> [DATA SUPPLIED]

+    ED_CHECK_ARG(((uintptr_t)dhid | (uintptr_t)hid | (uintptr_t)dE1c | (uintptr_t)dD1 | (uintptr_t)dD1c |
+                  (uintptr_t)workspace) % 16 == 0, "joint_hidden_bwd_packed_parts: pointers must be 16-byte aligned");
+    hipStream_t s = (hipStream_t)stream_;
+    const int S = jhb_slabs(B, J);
+    float* parts = (float*)workspace;
+    float* erow = U1 > JB_UCHUNK ? parts + jhb_parts_elems(B, U1, J) : nullptr;
+    dim3 grid((J + 63) / 64, B, S);
+    const int fgrid = ed_grid_for((long long)B * U1 * (J / 4), 256, 256 * 16);
+    if (dtype == ED_F32) {
+        hipLaunchKernelGGL(joint_hidden_bwd_parts<float>, grid, dim3(256), 0, s, (const float*)dhid, (const float*)hid, (float*)dE1c, parts, erow, B, T, U1, J, S, act_lens, label_lens, row_offsets);
+        ED_CHECK_LAUNCH("joint_hidden_bwd_parts");
+        hipLaunchKernelGGL(joint_dD1_finish<float>, dim3(fgrid), dim3(256), 0, s, parts, dD1, (float*)dD1c, B, U1, J, S, label_lens);
+    } else {
+        hipLaunchKernelGGL(joint_hidden_bwd_parts<bf16_t>, grid, dim3(256), 0, s, (const bf16_t*)dhid, (const bf16_t*)hid, (bf16_t*)dE1c, parts, erow, B, T, U1, J, S, act_lens, label_lens, row_offsets);
+        ED_CHECK_LAUNCH("joint_hidden_bwd_parts");
+        hipLaunchKernelGGL(joint_dD1_finish<bf16_t>, dim3(fgrid), dim3(256), 0, s, parts, dD1, (bf16_t*)dD1c, B, U1, J, S, label_lens);
+    }
+    ED_CHECK_LAUNCH("joint_dD1_finish");
+    return ED_OK;
+}
+
 extern "C" int edgedict_joint_hidden_fwd_band(int dtype, const void* E1, const void* D1, void* hid, const int32_t* band,
                                               const long long* row_off, long long rows, int B, int T, int U1, int J,
                                               void* stream_) {
diff --git a/edgedict_amd/models.py b/edgedict_amd/models.py
--- a/edgedict_amd/models.py
+++ b/edgedict_amd/models.py
@@ -1,3 +1,4 @@
+import ctypes
 import math
 import weakref
 
@@ -545,7 +546,6 @@
         gs_host, gs_stride = (1.0, 1) if ctx.row_costs else (1.0 / B, 0)
         w1c = WEIGHTS.get(w1, cd)
         w2t = WEIGHTS.get(w2, cd, transposed=True)
-        dE1 = torch.empty(B, T, J, dtype=F32, device=dl.device)
         dD1 = torch.empty(B, U1, J, dtype=F32, device=dl.device)
         cs_rows = _lib.load().edgedict_rnnt_grad_colsum_rows(_lib.dtype_code(cd), B, T, U1, V) if config.FUSED_DB2 else 0
         db2_parts = torch.empty(cs_rows, V, dtype=F32, device=dl.device) if cs_rows > 0 else None
@@ -574,12 +574,23 @@
         del logits
         with ops.timed("joint_dhid_gemm"):
             dhid = ops.gemm(dl, w2t)
-        with ops.timed("joint_hidden_bwd"):
-            _lib.call("joint_hidden_bwd_packed", _lib.dtype_code(cd), dhid, hid, dE1, dD1, al_d, ll_d,
-                      off_d, B, T, U1, J)
-        del dhid
-        dE1c = ops.cast(dE1, cd).view(B * T, J)
-        dD1c = ops.cast(dD1, cd).view(B * U1, J)
+        if config.JHB_PARTS and cd == torch.bfloat16:
+            dE1c = torch.empty(B * T, J, dtype=cd, device=dl.device)
+            dD1c = torch.empty(B * U1, J, dtype=cd, device=dl.device)
+            nws = _lib.load().edgedict_joint_hidden_bwd_workspace_bytes(_lib.dtype_code(cd), B, T, U1, J)
+            jws = torch.empty(nws, dtype=torch.uint8, device=dl.device)
+            with ops.timed("joint_hidden_bwd"):
+                _lib.call("joint_hidden_bwd_packed_parts", _lib.dtype_code(cd), dhid, hid, dE1c, dD1, dD1c, jws,
+                          ctypes.c_size_t(nws), al_d, ll_d, off_d, B, T, U1, J)
+            del dhid, jws
+        else:
+            dE1 = torch.empty(B, T, J, dtype=F32, device=dl.device)
+            with ops.timed("joint_hidden_bwd"):
+                _lib.call("joint_hidden_bwd_packed", _lib.dtype_code(cd), dhid, hid, dE1, dD1, al_d, ll_d,
+                          off_d, B, T, U1, J)
+            del dhid
+            dE1c = ops.cast(dE1, cd).view(B * T, J)
+            dD1c = ops.cast(dD1, cd).view(B * U1, J)
         denc = ops.gemm(dE1c, w1c[:, :P].t()).view(B, T, P)
         ddec = ops.gemm(dD1c, w1c[:, P:].t()).view(B, U1, P2)
         with side.WeightGrads(ctx, 2, (w1, ctx.b1, w2, ctx.b2), dl, hid, dE1c, dD1c, dD1, enc2, dec2, db2_parts) as wg:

> [WHAT YOU SHOULD DO]
Every entry should be retyped exactly as shown.

> [ANSWER SECTION]
+    ED_CHECK_ARG(((uintptr_t)dhid | (uintptr_t)hid | (uintptr_t)dE1c | (uintptr_t)dD1 | (uintptr_t)dD1c |
+                  (uintptr_t)workspace) % 16 == 0, "joint_hidden_bwd_packed_parts: pointers must be 16-byte aligned");
+    hipStream_t s = (hipStream_t)stream_;
+    const int S = jhb_slabs(B, J);
+    float* parts = (float*)workspace;
+    float* erow = U1 > JB_UCHUNK ? parts + jhb_parts_elems(B, U1, J) : nullptr;
+    dim3 grid((J + 63) / 64, B, S);
+    const int fgrid = ed_grid_for((long long)B * U1 * (J / 4), 256, 256 * 16);
+    if (dtype == ED_F32) {
+        hipLaunchKernelGGL(joint_hidden_bwd_parts<float>, grid, dim3(256), 0, s, (const float*)dhid, (const float*)hid, (float*)dE1c, parts, erow, B, T, U1, J, S, act_lens, label_lens, row_offsets);
+        ED_CHECK_LAUNCH("joint_hidden_bwd_parts");
+        hipLaunchKernelGGL(joint_dD1_finish<float>, dim3(fgrid), dim3(256), 0, s, parts, dD1, (float*)dD1c, B, U1, J, S, label_lens);
+    } else {
+        hipLaunchKernelGGL(joint_hidden_bwd_parts<bf16_t>, grid, dim3(256), 0, s, (const bf16_t*)dhid, (const bf16_t*)hid, (bf16_t*)dE1c, parts, erow, B, T, U1, J, S, act_lens, label_lens, row_offsets);
+        ED_CHECK_LAUNCH("joint_hidden_bwd_parts");
+        hipLaunchKernelGGL(joint_dD1_finish<bf16_t>, dim3(fgrid), dim3(256), 0, s, parts, dD1, (bf16_t*)dD1c, B, U1, J, S, label_lens);
+    }
+    ED_CHECK_LAUNCH("joint_dD1_finish");
+    return ED_OK;
+}
+
 extern "C" int edgedict_joint_hidden_fwd_band(int dtype, const void* E1, const void* D1, void* hid, const int32_t* band,
                                               const long long* row_off, long long rows, int B, int T, int U1, int J,
                                               void* stream_) {
diff --git a/edgedict_amd/models.py b/edgedict_amd/models.py
--- a/edgedict_amd/models.py
+++ b/edgedict_amd/models.py
@@ -1,3 +1,4 @@
+import ctypes
 import math
 import weakref
 
@@ -545,7 +546,6 @@
         gs_host, gs_stride = (1.0, 1) if ctx.row_costs else (1.0 / B, 0)
         w1c = WEIGHTS.get(w1, cd)
         w2t = WEIGHTS.get(w2, cd, transposed=True)
-        dE1 = torch.empty(B, T, J, dtype=F32, device=dl.device)
         dD1 = torch.empty(B, U1, J, dtype=F32, device=dl.device)
         cs_rows = _lib.load().edgedict_rnnt_grad_colsum_rows(_lib.dtype_code(cd), B, T, U1, V) if config.FUSED_DB2 else 0
         db2_parts = torch.empty(cs_rows, V, dtype=F32, device=dl.device) if cs_rows > 0 else None
@@ -574,12 +574,23 @@
         del logits
         with ops.timed("joint_dhid_gemm"):
             dhid = ops.gemm(dl, w2t)
-        with ops.timed("joint_hidden_bwd"):
-            _lib.call("joint_hidden_bwd_packed", _lib.dtype_code(cd), dhid, hid, dE1, dD1, al_d, ll_d,
-                      off_d, B, T, U1, J)
-        del dhid
-        dE1c = ops.cast(dE1, cd).view(B * T, J)
-        dD1c = ops.cast(dD1, cd).view(B * U1, J)
+        if config.JHB_PARTS and cd == torch.bfloat16:
+            dE1c = torch.empty(B * T, J, dtype=cd, device=dl.device)
+            dD1c = torch.empty(B * U1, J, dtype=cd, device=dl.device)
+            nws = _lib.load().edgedict_joint_hidden_bwd_workspace_bytes(_lib.dtype_code(cd), B, T, U1, J)
+            jws = torch.empty(nws, dtype=torch.uint8, device=dl.device)
+            with ops.timed("joint_hidden_bwd"):
+                _lib.call("joint_hidden_bwd_packed_parts", _lib.dtype_code(cd), dhid, hid, dE1c, dD1, dD1c, jws,
+                          ctypes.c_size_t(nws), al_d, ll_d, off_d, B, T, U1, J)
+            del dhid, jws
+        else:
+            dE1 = torch.empty(B, T, J, dtype=F32, device=dl.device)
+            with ops.timed("joint_hidden_bwd"):
+                _lib.call("joint_hidden_bwd_packed", _lib.dtype_code(cd), dhid, hid, dE1, dD1, al_d, ll_d,
+                          off_d, B, T, U1, J)
+            del dhid
+            dE1c = ops.cast(dE1, cd).view(B * T, J)
+            dD1c = ops.cast(dD1, cd).view(B * U1, J)
         denc = ops.gemm(dE1c, w1c[:, :P].t()).view(B, T, P)
         ddec = ops.gemm(dD1c, w1c[:, P:].t()).view(B, U1, P2)
         with side.WeightGrads(ctx, 2, (w1, ctx.b1, w2, ctx.b2), dl, hid, dE1c, dD1c, dD1, enc2, dec2, db2_parts) as wg:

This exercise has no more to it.